Григорий услышал, как вскрикнула Аниска, видел, как испуганно привстала в телеге Анна. Понимая, что надо обороняться, Бородин торопливо стал разматывать с кулака вожжи, но только сильнее запутал руку. И опять услышал он над своим ухом:
— А-а… Сморчок склизлявый! Воспользовался, что баба с голоду подыхала, а теперь измываешься… Думаешь, не рассказали мне люди добрые…
И сильный удар в голову оглушил Григория. Он отлетел в сторону и ткнулся в мягкую, рыхлую землю. В противоположную сторону отпрянули испуганные лошади и понеслись, волоча за собой перевернутый плуг и Григория.

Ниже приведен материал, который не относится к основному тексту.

TtsTensor._fields_ = [
    ("type", ctypes.c_int32),
    ("op", ctypes.c_int32),
    ("ne", ctypes.c_int64 * 4),
    ("nb", ctypes.c_uint64 * 4),
    ("op_params", ctypes.c_int32 * 16),
    ("src", ctypes.POINTER(TtsTensor) * 4),
    ("view_src", ctypes.POINTER(TtsTensor)),
    ("view_offs", ctypes.c_uint64),
    ("data", ctypes.c_void_p),
    ("flags", ctypes.c_int32),
    ("pad_", ctypes.c_int32),
    ("name", ctypes.c_char * 64),
]


class BackendIface(ctypes.Structure):
    _fields_ = [
        ("ctx", ctypes.c_void_p),
        ("name", ctypes.c_char_p),
        ("alloc", ctypes.c_void_p),
        ("free", ctypes.c_void_p),
        ("set", ctypes.c_void_p),
        ("set_tensor", ctypes.c_void_p),
        ("get", ctypes.c_void_p),
        ("memset", ctypes.c_void_p),
        ("compute", ctypes.c_void_p),
        ("synchronize", ctypes.c_void_p),
        ("prepare", ctypes.c_void_p),
        ("launch", ctypes.c_void_p),
        ("set_async", ctypes.c_void_p),
        ("copy", ctypes.c_void_p),
        ("greedy_step", ctypes.c_void_p),
        ("sample_step", ctypes.c_void_p),
    ]


class Sampling(ctypes.Structure):
    _fields_ = [
        ("temperature", ctypes.c_float),
        ("top_p", ctypes.c_float),
        ("repetition_penalty", ctypes.c_float),
        ("top_k", ctypes.c_int32),
        ("do_sample", ctypes.c_int32),
        ("pad_", ctypes.c_int32),
        ("seed", ctypes.c_uint64),
    ]


def sampling(**kw):
    c = Sampling()
    lib().tts_sampling_default(ctypes.byref(c))
    for k, v in kw.items():
        setattr(c, k, v)
    return c


def call_seed(seed, stream, call):
    return int(lib().tts_sampler_call_seed(seed, stream, call))


def host_sample(cfg, logits, call_seed_, last=None, count=None):
    import numpy as np
    lg = np.ascontiguousarray(logits, dtype=np.float32)
    NH, V = lg.shape
    out = np.zeros(NH, dtype=np.int32)
    if last is None:
        last = np.full(NH, -1, dtype=np.int32)
    if count is None:
        count = np.zeros(NH, dtype=np.int32)
    st = lib().tts_sampler_sample(ctypes.byref(cfg), lg.ctypes.data, NH, V, call_seed_, last.ctypes.data, count.ctypes.data, out.ctypes.data)
    if st != 0:
        raise RuntimeError(f"tts_sampler_sample failed {st}")
    return out


class ParlerConfig(ctypes.Structure):
    _fields_ = [
        ("n_layers", ctypes.c_int32),
        ("hidden_size", ctypes.c_int32),
        ("n_attn_heads", ctypes.c_int32),
        ("ffn_size", ctypes.c_int32),
        ("n_output_heads", ctypes.c_int32),
        ("output_vocab", ctypes.c_int32),
        ("audio_vocab", ctypes.c_int32),
        ("max_ctx", ctypes.c_int32),
        ("n_encode", ctypes.c_int32),
        ("prompt_vocab", ctypes.c_int32),
        ("max_positions", ctypes.c_int32),
        ("weight_type", ctypes.c_int32),
        ("head_type", ctypes.c_int32),
        ("use_cross_attn", ctypes.c_int32),
        ("batch", ctypes.c_int32),
        ("eos_token", ctypes.c_int32),
        ("bos_token", ctypes.c_int32),
        ("seed", ctypes.c_uint64),
        ("arena_bytes", ctypes.c_uint64),
        ("debug_no_reuse", ctypes.c_int32),
        ("pad_", ctypes.c_int32),
    ]


class T5Config(ctypes.Structure):
    _fields_ = [
        ("n_layers", ctypes.c_int32),
        ("hidden_size", ctypes.c_int32),
        ("n_attn_heads", ctypes.c_int32),
        ("head_size", ctypes.c_int32),
        ("ffn_size", ctypes.c_int32),
        ("relative_attn_buckets", ctypes.c_int32),
        ("vocab_size", ctypes.c_int32),
        ("max_context_length", ctypes.c_int32),
        ("output_size", ctypes.c_int32),
        ("has_down_proj", ctypes.c_int32),
        ("weight_type", ctypes.c_int32),
        ("eos_token_id", ctypes.c_int32),
        ("seed", ctypes.c_uint64),
        ("arena_bytes", ctypes.c_uint64),
        ("debug_no_reuse", ctypes.c_int32),
        ("pad_", ctypes.c_int32),
    ]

В первые секунды все растерянно смотрели вслед умчавшимся лошадям. Потом Аниска повернулась и глянула на Павла Туманова. Тот растерянно топтался на месте.
— Черт… Под лемех ведь может угодить…
Пронзительно вскрикнув, Аниска сорвалась с места.
Пробежала несколько шагов в ту сторону, куда умчались лошади, остановилась, оглянулась и опять побежала.
Анна соскочила с телеги и кинулась вслед за Аниской. Помедлив, туда же пошагал и Павел.
Григорий лежал в изодранной в лоскутья рубахе на хрупкой, проржавевшей за зиму стерне, странно скрючившись, раскинув в сторону руки. Одна из них была окровавлена, вожжи, сорвавшись, начисто сняли кожу с ладони и пальцев.
Но не это было самым страшным. В левом боку Григория зияла большая рваная рана, желтовато поблескивали оголенные ребра.
Случилось то, чего боялся Туманов, — Григорий попал под лемех…
* * *Июльское солнце быстро поднималось над землей, обваривало травы, плавило стволы сосен. С самого утра небо от края до края затягивалось дрожащим грязноватым маревом.